Wong also happens to be the guy who brought capacity planning into the UNIX market, modifying mainframe methodologies to get comparable results in an open, networked environment.

His boss eventually decided that Wong really belonged in engineering, where he has continued to tackle complex customer challenges.

"People kept coming to us and saying, 'I have this law to comply with, so I have to be sure these different things happen.' Or, 'My customers don't allow me to shut the system down so I can do a backup, so I have to figure out how to do a backup in like one second,'" he says.

And it has become clear that semantics lie at the heart of many of these problems.

"When you have semantics, you not only have a bunch of bits but you have an understanding of which bits those are -- and you can use those semantics to cause the right things to happen," Wong says.

"For example, I now know that this thing is a file.

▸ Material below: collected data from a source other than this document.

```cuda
extern "C" int mv2_tc_slab_supported(const mv2_tc_conv_args* a) {
  if (!a) return 0;
  if (a->sh != 1 || a->sw != 1) return 0;
  if (a->st != 1) {
    if (a->st != 2 || a->out_layout != 0 || a->epi_mode != 0 || a->shuffle != MV2_SHUFFLE_NONE) return 0;
    if (a->To != (a->Ti + a->pt - a->kt) / a->st + 1 || a->To < 1) return 0;
  }
  if (a->Ci % 32 != 0 || a->Co > 4096) return 0;
  if (a->oscale && (a->epi_mode != 0 || a->shuffle != MV2_SHUFFLE_NONE)) return 0;
  if (a->epi_mode == 1 && (a->Co % 64 != 0 || a->shuffle != MV2_SHUFFLE_NONE || a->res)) return 0;
// ... 400 lines not shown
```

Baseline: 4503.

## Keep one wgmma group in flight and specialize mainloop on tile width

Restructures the consumer mainloop so each tap issues its own wgmma group and waits with wait_group<1> instead of waiting for all groups. Release of weight and slab stages to the producer is deferred by one group when enough pipeline stages exist. The loop is also templated on compile-time tile width and K depth, which removes runtime breaks in the unrolled loops. This overlaps tensor-core execution with barrier waits and issue, at the cost of holding buffers longer, more commit/wait overhead per tap, and more code from the template instantiations.

```diff
diff --git a/magvit2_pytorch_b200/csrc/tc_common.cuh b/magvit2_pytorch_b200/csrc/tc_common.cuh
--- a/magvit2_pytorch_b200/csrc/tc_common.cuh
+++ b/magvit2_pytorch_b200/csrc/tc_common.cuh
@@ -51,6 +51,11 @@
 __device__ __forceinline__ void wgmma_fence() { asm volatile("wgmma.fence.sync.aligned;" ::: "memory"); }
 __device__ __forceinline__ void wgmma_commit() { asm volatile("wgmma.commit_group.sync.aligned;" ::: "memory"); }
 __device__ __forceinline__ void wgmma_wait_all() { asm volatile("wgmma.wait_group.sync.aligned 0;" ::: "memory"); }
+template <int N> __device__ __forceinline__ void wgmma_wait() { asm volatile("wgmma.wait_group.sync.aligned %0;" ::"n"(N) : "memory"); }
+template <int N> __device__ __forceinline__ void wgmma_fence_operand(float (&d)[N]) {
+#pragma unroll
+  for (int i = 0; i < N; ++i) asm volatile("" : "+f"(d[i])::"memory");
+}
 template <int N> __device__ __forceinline__ void wgmma_bf16(float (&d)[N / 2], uint64_t da, uint64_t db, uint32_t scale_d);
 template <> __device__ __forceinline__ void wgmma_bf16<32>(float (&d)[16], uint64_t da, uint64_t db, uint32_t scale_d) {
   asm volatile(
diff --git a/magvit2_pytorch_b200/csrc/tc_slab.cu b/magvit2_pytorch_b200/csrc/tc_slab.cu
--- a/magvit2_pytorch_b200/csrc/tc_slab.cu
+++ b/magvit2_pytorch_b200/csrc/tc_slab.cu
@@ -7,6 +7,7 @@
 #include <vector>
 #include <string.h>
 #include <stdlib.h>
+#include <type_traits>
 
 namespace mv2 {
 
@@ -214,8 +215,56 @@
     uint32_t ecount = 0;
     if (MODE == EPI_FUSED_RU) mbar_wait(w1_full, 0);
     float acc[MWMAX][BN / 2];
-    for (int tk = 0, tile; (tile = slab_tile_of(p, tk)) >= 0; ++tk) {
-      const TileCoord c = decode_tile(p, tile);
+    uint32_t held = (p.w_stages > 2 && (p.slab_stages > 2 || p.kh * p.kw > p.tpw)) ? 4u : 0u;
+    auto deep = [&]() { return (held & 4u) != 0; };
+    auto release = [&]() {
+      __syncwarp();
+      if (lane == 0) {
+        if (held & 1u) mbar_arrive(w_empty + 8 * (w_idx == 0 ? p.w_stages - 1 : w_idx - 1));
+        if (held & 2u) mbar_arrive(slab_empty + 8 * (s_idx == 0 ? p.slab_stages - 1 : s_idx - 1));
+      }
+      held &= 4u;
+    };
+    auto mainloop = [&](const TileCoord& c, auto mw_c, auto k4_c) {
+      constexpr int MW = decltype(mw_c)::value;
+      constexpr bool K4 = decltype(k4_c)::value;
+      auto fence_acc = [&]() {
+#pragma unroll
+        for (int j = 0; j < MW; ++j) wgmma_fence_operand(acc[j]);
+      };
+      auto tap_mma = [&](uint32_t a_lo, uint64_t bd, uint32_t accum) {
+#pragma unroll
+        for (int j = 0; j < MW; ++j) {
+          const uint64_t ad = a_hi | (uint64_t)(a_lo + j * a_mtile);
+          wgmma_bf16<BN>(acc[j], ad, bd, accum);
+          wgmma_bf16<BN>(acc[j], ad + 2, bd + 2, 1u);
+          if (K4) {
+            wgmma_bf16<BN>(acc[j], ad + 4, bd + 4, 1u);
+            wgmma_bf16<BN>(acc[j], ad + 6, bd + 6, 1u);
+          }
+        }
+      };
+      auto tap_group = [&](uint32_t a_lo, uint64_t bd, uint32_t accum) {
+        fence_acc();
+        wgmma_fence();
+        tap_mma(a_lo, bd, accum);
+        wgmma_commit();
+        fence_acc();
+        if (deep()) wgmma_wait<1>();
+        else wgmma_wait<0>();
+        fence_acc();
+        release();
+      };
+      auto next_w = [&]() {
+        held |= 1u;
+        if (++w_idx == (uint32_t)p.w_stages) { w_idx = 0; w_par ^= 1; b_lo = b_lo0; } else { b_lo += w_stage16; }
+        if (!deep()) release();
+      };
+      auto next_s = [&]() {
+        held |= 2u;
+        if (++s_idx == (uint32_t)p.slab_stages) { s_idx = 0; s_par ^= 1; }
+        if (!deep()) release();
+      };
       uint32_t accum = 0;
       if (MODE == EPI_DOWN_SPACE) {
         for (int kc = 0; kc < p.kchunks; ++kc) {
@@ -224,26 +273,11 @@
           const int t0 = kc < p.dn_lower ? 1 : 0, tstep = kc < p.dn_lower ? 2 : 1;
           for (int tap = t0; tap < 6; tap += tstep) {
             mbar_wait(w_full + 8 * w_idx, w_par);
-            wgmma_fence();
-            const uint64_t bd = b_hi | (uint64_t)b_lo;
-#pragma unroll
-            for (int j = 0; j < MWMAX; ++j) {
-              if (j >= p.mw) break;
-              const uint64_t ad = a_hi | (uint64_t)(a_base + (uint32_t)p.dn_aoff[tap] + j * a_mtile);
-              wgmma_bf16<BN>(acc[j], ad, bd, accum);
-              wgmma_bf16<BN>(acc[j], ad + 2, bd + 2, 1u);
-              wgmma_bf16<BN>(acc[j], ad + 4, bd + 4, 1u);
-              wgmma_bf16<BN>(acc[j], ad + 6, bd + 6, 1u);
-            }
-            wgmma_commit();
-            wgmma_wait_all();
-            __syncwarp();
-            if (lane == 0) mbar_arrive(w_empty + 8 * w_idx);
+            tap_group(a_base + (uint32_t)p.dn_aoff[tap], b_hi | (uint64_t)b_lo, accum);
             accum = 1;
-            if (++w_idx == (uint32_t)p.w_stages) { w_idx = 0; w_par ^= 1; b_lo = b_lo0; } else { b_lo += w_stage16; }
-          }
-          if (lane == 0) mbar_arrive(slab_empty + 8 * s_idx);
-          if (++s_idx == (uint32_t)p.slab_stages) { s_idx = 0; s_par ^= 1; }
+            next_w();
+          }
+          next_s();
         }
       } else {
         const int dt0 = max(0, p.pt - c.t * p.st);
@@ -254,35 +288,32 @@
             int dw = 0;
             for (int tp0 = 0; tp0 < taps2d; tp0 += p.tpw) {
               mbar_wait(w_full + 8 * w_idx, w_par);
-              wgmma_fence();
               uint32_t b_cur = b_lo;
               for (int u = 0; u < p.tpw; ++u) {
-                const uint64_t bd = b_hi | (uint64_t)b_cur;
-#pragma unroll
-                for (int j = 0; j < MWMAX; ++j) {
-                  if (j >= p.mw) break;
-                  const uint64_t ad = a_hi | (uint64_t)(a_lo + j * a_mtile);
-                  wgmma_bf16<BN>(acc[j], ad, bd, accum);
-                  wgmma_bf16<BN>(acc[j], ad + 2, bd + 2, 1u);
-                  if (k4) {
-                    wgmma_bf16<BN>(acc[j], ad + 4, bd + 4, 1u);
-                    wgmma_bf16<BN>(acc[j], ad + 6, bd + 6, 1u);
-                  }
-                }
+                tap_group(a_lo, b_hi | (uint64_t)b_cur, accum);
                 accum = 1;
                 b_cur += w_tile16;
                 if (++dw == p.kw) { dw = 0; a_lo += a_next_dh; } else { a_lo += a_row; }
               }
-              wgmma_commit();
-              wgmma_wait_all();
-              __syncwarp();
-              if (lane == 0) mbar_arrive(w_empty + 8 * w_idx);
-              if (++w_idx == (uint32_t)p.w_stages) { w_idx = 0; w_par ^= 1; b_lo = b_lo0; } else { b_lo += w_stage16; }
+              next_w();
             }
-            if (lane == 0) mbar_arrive(slab_empty + 8 * s_idx);
-            if (++s_idx == (uint32_t)p.slab_stages) { s_idx = 0; s_par ^= 1; }
+            next_s();
           }
       }
+      wgmma_wait<0>();
+      fence_acc();
+      release();
+    };
+    for (int tk = 0, tile; (tile = slab_tile_of(p, tk)) >= 0; ++tk) {
+      const TileCoord c = decode_tile(p, tile);
+      auto by_width = [&](auto mw_c) {
+        if constexpr (MODE == EPI_FUSED_RU || MODE == EPI_DOWN_SPACE) mainloop(c, mw_c, std::true_type{});
+        else if (k4) mainloop(c, mw_c, std::true_type{});
+        else mainloop(c, mw_c, std::false_type{});
+      };
+      if (MWMAX >= 4 && p.mw == 4) by_width(std::integral_constant<int, (MWMAX >= 4 ? 4 : 1)>{});
+      else if (MWMAX >= 2 && p.mw == 2) by_width(std::integral_constant<int, (MWMAX >= 2 ? 2 : 1)>{});
+      else by_width(std::integral_constant<int, 1>{});
       named_bar_sync(wg_bar, 128);
 #pragma unroll
       for (int j = 0; j < MWMAX; ++j) {
```

After: 4574 (median of 6 runs). +1.6%, better.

Moreover I know it's owned by you and you allow this set of people to access it. If someone else asks for access I'll say no, or I may even pretend it doesn't exist."

And that's just the beginning of high semantic storage.

"Now we can extend that even further -- and we intend to -- to do other things with those semantics. For example, retention dates. Purge dates," he says. "We can say, 'You must retain this until such and such a date and make it go away permanently after that.' We could also set it up so certain types of data are always replicated at least 500 miles away."